MySQL Bugs: #79188: Distribution of schema operations stops or timeouts

Bug #79188	Distribution of schema operations stops or timeouts
Submitted:	9 Nov 2015 14:49	Modified:	23 Nov 2015 14:12
Reporter:	Ole John Aske	Email Updates:
Status:	Closed	Impact on me:	None
Category:	MySQL Cluster: Cluster (NDB) storage engine	Severity:	S3 (Non-critical)
Version:	7.4.8	OS:	Any
Assigned to:		CPU Architecture:	Any

Description:
When running Mysql Cluster configured with multiple mysqld's, and schema operation
is distributed between the mysqld. The mysqld initiating the schema change will then
wait (in ndbcluster_log_schema_op()) until all other mysqld has acknowledged
that they have 'seen' the change.

Sometimes mysqld times out while waiting for distribution to complete.

... [ERROR] NDB <operation type> distributing <table name> timed out. Ignoring...

How to repeat:
Running create + drop table in a loop waiting for these to be distributed.

MTR test program will be provided as part of fix

Documented fix in the NDB 7.2.23, 7.3.12, and 7.4.9 changelogs, as follows:

    When executing a schema operation such as CREATE TABLE while
    running a MySQL Cluster with multiple SQL nodes, it was possible
    for the SQL node on which the operation was performed to time
    out while waiting for an acknowledgement from the others. This
    could occur when different SQL nodes had different settings for
    --ndb-log-updated-only, --ndb-log-update-as-write, or other
    options effecting binary logging.

    This happened due to the fact that, in order to distribute
    schema changes between them, all SQL nodes subscribe to changes
    in the ndb_schema system table, and that all SQL nodes are made
    aware of each others subscriptions by subscribing to
    TE_SUBSCRIBE and TE_UNSUBSCRIBE events. The names of events to
    subscribe to are constructed from the table names, adding REPL$
    or REPLF$ as a suffix. REPLF$ is used when full binary logging
    is specified for the table.
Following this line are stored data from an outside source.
static int keff_dev(xc_ctx* ctx, const xc_keff_desc* d)
{
    if (!d) return fail(ctx, XC_EBADARG, "xc_keff: desc is NULL");
    if (!d->q || !d->ctr || !d->area || !d->tbl || !d->tbl_coord) return fail(ctx, XC_EBADARG, "xc_keff: q/ctr/area/tbl/tbl_coord must be given");
    if (d->q_dtype != XC_F32 && d->q_dtype != XC_F64) return fail(ctx, XC_EBADARG, "xc_keff: bad q_dtype");
    if (d->ctr_dtype != XC_F32 && d->ctr_dtype != XC_F64) return fail(ctx, XC_EBADARG, "xc_keff: bad ctr_dtype");
    if (d->nslab < 1 || d->ny < 2 || d->nx < 1 || d->N < 2) return fail(ctx, XC_EBADARG, "xc_keff: need nslab>=1, ny>=2, nx>=1, N>=2");
    if (d->dA_rank < XC_DA_NONE || d->dA_rank > XC_DA_SLAB || (d->dA_rank != XC_DA_NONE && !d->dA)) return fail(ctx, XC_EBADARG, "xc_keff: bad dA");
    if (d->grad ? (!d->rdx || !d->rdy) : !d->grdS) return fail(ctx, XC_EBADARG, "xc_keff: need rdx/rdy (grad=1) or grdS (grad=0)");
    if (d->npre < 0 || (d->npre > 0 && d->interp && !d->preY)) return fail(ctx, XC_EBADARG, "xc_keff: preY is NULL");
    if (d->out_stride != 0 && d->out_stride < d->N) return fail(ctx, XC_EBADARG, "xc_keff: out_stride must be 0 (dense) or >= N");
    const int vstride = d->out_stride ? d->out_stride : d->N;
    const int N = d->N, nch = 2;
    const int det = d->deterministic ? 1 : 0;
    const void* q_next = d->q_next;
    ctx->last_keff_path = 0;
    if (d->single_read != XC_SINGLE_NEVER && ctx->knobs.single != 0 && !det && d->grad &&
        d->nslab <= (d->single_read == XC_SINGLE_FORCE ? kSingleMaxSlabs : 1)) {
        const int rc = keff_single(ctx, d);
        if (rc != XC_EAGAIN) return rc;
    }
    HistGeom g;
    {
        const void* gi[1] = {d->grdS}; const int32_t gt[1] = {d->grdS_dtype};
        const bool da2d = d->dA_rank == XC_DA_PLANE || d->dA_rank == XC_DA_SLAB;
        const bool fast_layout = d->grad && da2d && d->periodic_x && d->dA_pos_finite && d->right_edge != XC_EDGE_NUMPY;
        const bool supplied_f32 = !d->grad && da2d && d->q_dtype == XC_F32 && d->grdS_dtype == XC_F32 &&
                                  reinterpret_cast<uintptr_t>(d->grdS) % 16 == 0;
        XC_TRY(hist_geometry(ctx, d->q_dtype, d->nslab, d->ny, d->nx, N, nch,
                             vec_align_bits(d->q, d->q_dtype, d->q_next, d->dA, d->dA_rank, gi, gt, d->grad ? 0 : 1), &g,
                             fast_layout ? 1 : (supplied_f32 ? 2 : 0), det));
    }
    K3Scratch L(d->nslab, g.bps, nch, N, det, true);
    XC_TRY(L.reserve(ctx));
    double* mmpart = L.mmpart();
    int mmP = minmax_blocks(d->ny * d->nx, d->nslab);
    bool accum = false;

    if (ctx->mm_valid && ctx->mm_q == d->q && ctx->mm_nslab == d->nslab && ctx->mm_ny == d->ny &&
        ctx->mm_nx == d->nx && ctx->mm_dtype == d->q_dtype && ctx->mm_gen == d->q_gen) {
        mmpart = ctx->mmnext[ctx->mm_cur]; mmP = ctx->mm_P;
    } else {
        accum = !det && g.bps > 64;
        XC_TRY(launch_minmax_partial(ctx, d->q, d->q_dtype, d->nslab, d->ny * d->nx, mmpart,
                                     accum ? L.red_h() : nullptr, accum ? L.acc_words() : 0));
    }
    ctx->mm_valid = 0;
    double* mm_next = nullptr;
    if (q_next) {
// ... 4 lines not shown

    HistArgs a; memset(&a, 0, sizeof(a));
    FinalArgs f; memset(&f, 0, sizeof(f));
    XC_TRY(hist_common(ctx, d, nch, N, g, L, a, f));
    if (!d->grad) { a.integ[0] = d->grdS; a.integ_f32[0] = d->grdS_dtype == XC_F32; }
    a.q_next = q_next; a.mm_next = mm_next;
    a.mmpart = mmpart; a.P = mmP; a.levels_mode = 1;
    a.last_closed = d->right_edge == XC_EDGE_NUMPY;
    a.increase = d->increase; a.ctr_f32 = d->ctr_dtype == XC_F32;
    a.right_edge = d->right_edge; a.inv_nm1 = 1.0 / (double)(N - 1);
    a.ctr_out = d->ctr; a.ctr_stride = vstride; a.status = d->status;
    if (accum) { a.acc_h = f.red_h; a.acc_c = d->counts ? f.red_c : nullptr; f.skip_reduce = 1; }
    XC_TRY(hist_ev_begin(ctx));
    if (det) {
        const void* gi[1] = {d->grdS}; const int gt[1] = {d->grdS_dtype};
        XC_TRY(det_one_pass(ctx, d->q_dtype, d->grad ? 0 : 1, d->grad, g, d->nslab, d->ny, d->nx, a, L, d->dA_max, gi, gt, f));
    } else {
        XC_TRY(launch_hist(ctx, d->q_dtype, d->grad ? 0 : 1, d->grad, g, d->nslab, a));
    }
    XC_TRY(hist_ev_end(ctx));
    if (q_next) {
        ctx->mm_cur = 1 - ctx->mm_cur; ctx->mm_valid = 1; ctx->mm_P = g.bps; ctx->mm_q = q_next;
        ctx->mm_nslab = d->nslab; ctx->mm_ny = d->ny; ctx->mm_nx = d->nx; ctx->mm_dtype = d->q_dtype;
        ctx->mm_gen = d->q_gen;
    }

    keff_final(f, d, vstride, (int)d->ny);
    return launch_finalize(ctx, d->nslab, f);
}

extern "C" {

int xc_minmax_dev(xc_ctx* ctx, const void* q, int q_dtype, int64_t nslab, int64_t ncell, double* out_minmax)
{
    XC_CTX(ctx);
    if (!q || !out_minmax || nslab < 1 || ncell < 1) return fail(ctx, XC_EBADARG, "xc_minmax: bad arguments");
    XC_TRY(ensure_scratch(ctx, al((size_t)nslab * kMinmaxBlocks * 2 * sizeof(double))));
    double* part = (double*)ctx->scratch;
    XC_TRY(launch_minmax_partial(ctx, q, q_dtype, nslab, ncell, part));
    return launch_minmax_final(ctx, part, nslab, minmax_blocks(ncell, nslab), out_minmax);
}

The issue described previously arose
    because different values for the options mentioned could lead to
    different events being subscribed to by different SQL nodes,
    meaning that all SQL nodes were not necessarily aware of each
    other, so that the code that handled waiting for schema
    distribution to complete did not work as designed.

    To fix this issue, MySQL Cluster now treats the ndb_schema table
    as a special case and enforces full binary logging at all times 
    for this table, independent of any settings for mysqld binary 
    logging options.

Closed.